§ **Data provided**

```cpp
VPT_DEV float rcp_nr(float x) {
// ... 347 lines not shown
        const uint32_t s0 = (uint32_t)(uintptr_t)a & 2u, s1 = ((uint32_t)(uintptr_t)a + 50u) & 2u;
        return norm16_blend<SNORM>(plane16_aligned(a - s0, s0), plane16_aligned(a + 50 - s1, s1), fx, fy, fz);
    }
    return norm16_blend<SNORM>(plane16(a), plane16(a + 50), fx, fy, fz);
}
template <bool WIDE>
VPT_DEV const uint8_t *record_addr(const DevVolume &v, const LdsTables &t, uint32_t x, uint32_t y, uint32_t z) {
    if (WIDE) return v.records + ((uint64_t)(t.tx[x] + t.ty[y]) * v.rec_col_bytes + (z << 2));
    return v.records + (uint32_t)(t.tx[x] + t.ty[y] + (z << 2));
}
VPT_DEV float record_blend(uint32_t lo, uint32_t hi, float fx, float fy, float fz) {
    float c000 = cvt_ubyte<0>(lo), c100 = cvt_ubyte<1>(lo), c010 = cvt_ubyte<2>(lo), c110 = cvt_ubyte<3>(lo);
    float c001 = cvt_ubyte<0>(hi), c101 = cvt_ubyte<1>(hi), c011 = cvt_ubyte<2>(hi), c111 = cvt_ubyte<3>(hi);
    float c00 = lerpf(c000, c100, fx), c10 = lerpf(c010, c110, fx);
    float c01 = lerpf(c001, c101, fx), c11 = lerpf(c011, c111, fx);
    float c0 = lerpf(c00, c10, fy), c1 = lerpf(c01, c11, fy);
    return lerpf(c0, c1, fz) * VPT_INV255;
}
VPT_DEV uint64_t record_load(const uint8_t *a) {
    uint64_t w;
    __builtin_memcpy(&w, __builtin_assume_aligned(a, 4), 8);
    return w;
}
VPT_DEV uint32_t boundary_cell(const DevVolume &v, f3 p, float &out_fa, float &out_fb) {
    const float fnx = v.fnx, fny = v.fny, fnz = v.fnz, hx = v.hx, hy = v.hy, hz = v.hz;
    const uint32_t face = v.atlas_face, sh = v.atlas_shift;
    const bool ox = (p.x > 1.0f) || (p.x < 0.0f);
    const bool oy = (p.y > 1.0f) || (p.y < 0.0f);
    const unsigned long long act = __builtin_amdgcn_ballot_w64(true);
    const unsigned long long bx = __builtin_amdgcn_ballot_w64(p.x > 1.0f) | __builtin_amdgcn_ballot_w64(p.x < 0.0f);
    const unsigned long long by = __builtin_amdgcn_ballot_w64(p.y > 1.0f) | __builtin_amdgcn_ballot_w64(p.y < 0.0f);
    uint32_t a, b, idx; float fa, fb;
    if (bx == act) {
        linear_cell(p.y, fny, hy, a, fa); linear_cell(p.z, fnz, hz, b, fb);
        idx = (p.x > 1.0f ? face : 0u) + ((b << sh) + a);
    } else if (bx == 0ull && by == act) {
        linear_cell(p.x, fnx, hx, a, fa); linear_cell(p.z, fnz, hz, b, fb);
        idx = (p.y > 1.0f ? 3u * face : 2u * face) + ((b << sh) + a);
    } else if (bx == 0ull && by == 0ull) {
        linear_cell(p.x, fnx, hx, a, fa); linear_cell(p.y, fny, hy, b, fb);
        idx = (p.z > 1.0f ? 5u * face : 4u * face) + ((b << sh) + a);
    } else {
        const bool oxy = ox || oy;
        const float pa = ox ? p.y : p.x, pb = oxy ? p.z : p.y;
        linear_cell(pa, ox ? fny : fnx, ox ? hy : hx, a, fa);
        linear_cell(pb, oxy ? fnz : fny, oxy ? hz : hy, b, fb);
        const float pk = ox ? p.x : (oy ? p.y : p.z);
        const uint32_t f = (ox ? 0u : (oy ? 2u : 4u)) + (pk > 1.0f ? 1u : 0u);
        idx = f * face + ((b << sh) + a);
    }
    out_fa = fa; out_fb = fb;
    return idx;
}
template <bool NEAREST>
VPT_DEV uint32_t boundary_cell_lane(const DevVolume &v, f3 p, float &out_fa, float &out_fb) {
    const float fnx = v.fnx, fny = v.fny, fnz = v.fnz, hx = v.hx, hy = v.hy, hz = v.hz;
    const bool ox = (p.x > 1.0f) || (p.x < 0.0f);
    const bool oy = (p.y > 1.0f) || (p.y < 0.0f);
    const bool oxy = ox || oy;
    const float pa = ox ? p.y : p.x, pb = oxy ? p.z : p.y;
    const float fna = ox ? fny : fnx, ha = ox ? hy : hx, fnb = oxy ? fnz : fny, hb = oxy ? hz : hy;
    uint32_t a, b; float fa = 0.0f, fb = 0.0f;
    if (NEAREST) { a = nearest_cell(pa, fna, ha); b = nearest_cell(pb, fnb, hb); }
    else { linear_cell(pa, fna, ha, a, fa); linear_cell(pb, fnb, hb, b, fb); }
    const float pk = ox ? p.x : (oy ? p.y : p.z);
    const uint32_t f = (ox ? 0u : (oy ? 2u : 4u)) + (pk > 1.0f ? 1u : 0u);
    out_fa = fa; out_fb = fb;
    return f * v.atlas_face + ((b << v.atlas_shift) + a);
}
template <bool SNORM = false>
VPT_DEV float boundary_blend(uint32_t w, float fa, float fb) {
    float c00 = byte_tap<SNORM, 0>(w), c10 = byte_tap<SNORM, 1>(w), c01 = byte_tap<SNORM, 2>(w), c11 = byte_tap<SNORM, 3>(w);
    const float r = lerpf(lerpf(c00, c10, fa), lerpf(c01, c11, fa), fb);
    return SNORM ? r : r * VPT_INV255;
}
template <int V>
VPT_DEV f2 sample_boundary_rg(const DevVolume &v, f3 p) {
    constexpr bool NEAREST = (V & VPT_V_NEAREST) != 0, RG = (V & VPT_V_RG) != 0, F32 = (V & (VPT_V_F32 | VPT_V_NORM16)) != 0, SNORM = (V & VPT_V_SNORM) != 0;
    float fa, fb;
    const uint32_t idx = boundary_cell_lane<NEAREST>(v, p, fa, fb);
    fa = cell_weight<V>(fa); fb = cell_weight<V>(fb);
    float val[2] = { 0.0f, 0.0f };
#pragma unroll
    for (int c = 0; c < (RG ? 2 : 1); c++) {
        const uint32_t cell = idx + (uint32_t)c * 6u * v.atlas_face;
        if (F32) {
            const float4 t = ((const float4 *)v.atlas)[cell];
            val[c] = NEAREST ? t.x : lerpf(lerpf(t.x, t.y, fa), lerpf(t.z, t.w, fa), fb);
        } else {
            const uint32_t w = v.atlas[cell];
            if (SNORM) val[c] = NEAREST ? snorm_byte<0>(w) : boundary_blend<true>(w, fa, fb);
            else val[c] = NEAREST ? cvt_ubyte<0>(w) * VPT_INV255 : boundary_blend(w, fa, fb);
        }
    }
    return f2{ val[0], val[1] };
}
VPT_DEV float sample_volume_boundary(const DevVolume &v, f3 p) {
    float fa, fb;
    const uint32_t idx = boundary_cell(v, p, fa, fb);
    return boundary_blend(v.atlas[idx], fa, fb);
}
template <int V>
VPT_DEV f2 sample_volume_rg(const DevVolume &v, const LdsTables &t, f3 p) {
    constexpr bool WIDE = (V & VPT_V_WIDE) != 0;
    constexpr bool RG = (V & VPT_V_RG) != 0;
    constexpr bool SNORM = (V & VPT_V_SNORM) != 0;
    if (V & VPT_V_NORM16) {
        if (V & VPT_V_NEAREST) {
            uint32_t x = nearest_cell(p.x, v.fnx, v.hx), y = nearest_cell(p.y, v.fny, v.hy), z = nearest_cell(p.z, v.fnz, v.hz);
            const uint16_t *b = (const uint16_t *)cell_addr<WIDE>(v, t, x, y, z);
            return f2{ norm16_word<SNORM, 0>(b[0]), RG ? norm16_word<SNORM, 0>(b[128]) : 0.0f };
        }
        uint32_t x, y, z; float fx, fy, fz;
        filter_cell<V>(p.x, v.fnx, v.hx, x, fx);
        filter_cell<V>(p.y, v.fny, v.hy, y, fy);
        filter_cell<V>(p.z, v.fnz, v.hz, z, fz);
        if ((V & VPT_V_ALIGNED) && !WIDE) {
            const uint32_t off = t.tx[x] + t.ty[y] + t.tz[z];
            return f2{ norm16_aligned_taps<SNORM>(v.bricks, off, fx, fy, fz), RG ? norm16_aligned_taps<SNORM>(v.bricks, off + 256u, fx, fy, fz) : 0.0f };
        }
        const uint8_t *a = cell_addr<WIDE>(v, t, x, y, z);
        return f2{ norm16_taps<V>(a, fx, fy, fz), RG ? norm16_taps<V>(a + 256, fx, fy, fz) : 0.0f };
    }
// ... 94 lines not shown
```
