# wwood/CoverM

Hardware: NVIDIA H100
Metric: reads/sec `coverm contig` (mean+trimmed_mean+covered_fraction) (higher is better)
Workload: dtype i32

## Files before the change

coverm_b200/csrc/cmb_decode_slices.hpp:

```cpp
#pragma once
#include <cstdint>

#ifndef __CUDACC__
#define __host__
#define __device__
#endif

constexpr uint64_t SLICE_EVENT_BYTES = 18;

inline uint64_t decode_slice_budget(uint64_t room, bool events, uint64_t events_held, uint64_t done, uint64_t total, uint64_t iv_done,
                                    double side) {
  if (done == 0 || done >= total) return room / 2;
  uint64_t reserve = 0;
  if (events) {
    const double final_list = (double)SLICE_EVENT_BYTES * (double)iv_done * ((double)total / (double)done);
    reserve = 2 * final_list > (double)events_held ? (uint64_t)(2 * final_list) - events_held : 0;
  }
  if (room <= reserve) return 0;
  return (uint64_t)((double)(room - reserve) / (1.0 + (side > 0 ? side : 0)));
}

__host__ __device__ inline uint32_t pair_cut_after(bool eligible, uint32_t tid, uint32_t last, uint32_t i) {
  return eligible && tid != last ? i + 1 : 0;
}
__host__ __device__ inline uint32_t pair_cut_at(bool eligible, uint32_t tid, uint32_t last, uint32_t after, uint32_t i, uint32_t n) {
  return eligible && tid == last && i >= after ? i : n;
}

__host__ __device__ inline bool pair_order_drop(uint32_t tid, uint32_t largest_before) { return tid < largest_before; }
```

coverm_b200/csrc/cmb_device.cu:

```cuda
#include <cuda.h>
#include <cuda_runtime.h>

#include <algorithm>
#include <climits>
#include <cstdarg>
#include <cstdio>
#include <cstdlib>
#include <cstring>
#include <atomic>
#include <chrono>
#include <condition_variable>
#include <memory>
#include <mutex>
#include <string>
#include <thread>
#include <vector>

#include <nccl.h>
#include <nvtx3/nvToolsExt.h>
#include <strings.h>
#include <unistd.h>
#include <zlib.h>

#include "../../include/coverm_b200.h"
// ... 74 lines not shown
      if (PINNED) cudaFreeHost(p);
      else cudaFree(p);
    }
    p = nullptr;
    cap = 0;
  }
  int ensure(cmb_ctx* c, size_t need, size_t alloc);
  int ensure(cmb_ctx* c, size_t n) { return ensure(c, n, n); }
  int grow_keep(cmb_ctx* c, size_t used, size_t n, cudaStream_t st);
};
template <class T>
using PinnedBuf = Buf<T, true>;

struct DevBatch {
  Buf<uint8_t> slab;
  cmb_read_batch ptr{};
};

}

struct cmb_ctx {
  int device = 0;
  cudaStream_t stream = nullptr;
  std::string err;
  cmb_device_cfg cfg{};
  int sm_count = 0;
  std::vector<PinnedBuf<uint8_t>> host_slab;
  std::vector<cmb_read_batch> host_batch;
  std::vector<DevBatch> dev_batch;
  std::vector<cudaEvent_t> batch_done;
  std::vector<bool> batch_busy;
  uint32_t n_acquired = 0;
  uint32_t next_batch = 0;
  uint32_t n_contigs = 0, tid_begin = 0, tid_end = 0, n_local = 0;
  uint64_t arena_elems = 0;
  uint32_t n_chunks = 0;
  struct Reference {
    Buf<int32_t> d_arena;
    Buf<uint32_t> d_span_bits;
    Buf<uint32_t> d_word_count, d_word_off, d_word_block_sum;
    Buf<uint32_t> d_off_span, d_len, d_chunk_first;
    Buf<int32_t> d_tail_sum, d_carry_in;
    Buf<int2> d_block_agg;
    Buf<cmb_contig_stats> d_rows;
    Buf<uint32_t> d_bins;
    Buf<uint64_t> d_bin_base, d_bin_block_sum;
    Buf<uint32_t> d_bin_hi;
    Buf<cmb_hist_pair> d_pairs;
    Buf<uint32_t> d_gene_first, d_gene_start, d_gene_end, d_gene_maxlen, d_contig_len32;
    Buf<uint8_t> d_contig_seen;
    Buf<uint32_t> d_gene_bound;
  } ref;
  Buf<uint32_t> d_counters;
  Buf<ulonglong2> d_events;
  Buf<uint16_t> d_buckets;
  uint32_t kept_range[2] = {0, 0};
  ncclComm_t comm = nullptr;
  int comm_rank = 0, comm_size = 1;
  std::shared_ptr<LocalBarrier> local_barrier;
  Buf<uint8_t> d_xchg;
  Buf<cmb_hist_pair> d_pairs_all;
  Buf<int2> d_block_minmax;
  Buf<int2> d_block_xrange;
  bool have_xrange = false;
  uint32_t block_minmax_used = 0;
  bool gene_mode = false;
  uint32_t n_ref_contigs = 0;
  uint32_t gene_tid_begin = 0, gene_tid_end = 0;
  CUtensorMap tmap{};
  bool arena_dirty = true;
  bool pool_dirty = false;
  bool clean_as_you_go = true;
  cmb_params params{};
  cmb_filter_mode mode{};
  bool have_params = false, in_sample = false, ended = false;
  cudaEvent_t ev[8]{};
  cmb_sample_timing timing{};
  std::vector<std::pair<cudaEvent_t, cudaEvent_t>> k1_events;
  uint32_t k1_events_used = 0;
  uint64_t n_records = 0, n_intervals = 0;
  struct Decode {
    Buf<uint8_t> d_comp, d_inflated;
    Buf<uint64_t> d_coff, d_ustart, d_guess, d_exit, d_rec_base, d_cig_base;
    Buf<uint32_t> d_clen, d_isize, d_status, d_nrec, d_ncig, d_dirty;
    Buf<uint8_t> d_t1_scratch;
    Buf<uint32_t> d_tickets;
    Buf<uint32_t> d_block_window;
    PinnedBuf<uint32_t> h_ones;
    Buf<uint32_t> d_cnt;
    Buf<uint64_t> d_rec_off;
    Buf<uint8_t> d_tuple_slab;
    uint32_t last_n_rec = 0, last_n_cig = 0;
    bool last_valid = false;
    Buf<uint64_t> d_pair_key;
    Buf<int32_t> d_pair_mate;
    Buf<uint32_t> d_pair_next;
    Buf<unsigned long long> d_pair_tag;
    Buf<uint32_t> d_pair_head;
    Buf<uint2> d_pair_order;
    const int32_t* last_mate = nullptr;
    bool last_mate_inverse = false;
    uint32_t last_excl_n = 0xffffffffu;
    const uint8_t* last_infl_base = nullptr;
    Buf<unsigned long long> d_filter_anchor;
    Buf<uint8_t> d_filter_role;
    Buf<uint8_t> d_filter_out;
    uint64_t filter_bytes = 0;
// ... 137 lines not shown
  c->tmap = {};
  c->gene_mode = false;
}
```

§ **Task objective**
Read through the lines above and collect those that contain the string "template".

§ **Reply**
template <bool WIDE>
template <bool NEAREST>
template <bool SNORM = false>
template <int V>
template <int V>
template <class T>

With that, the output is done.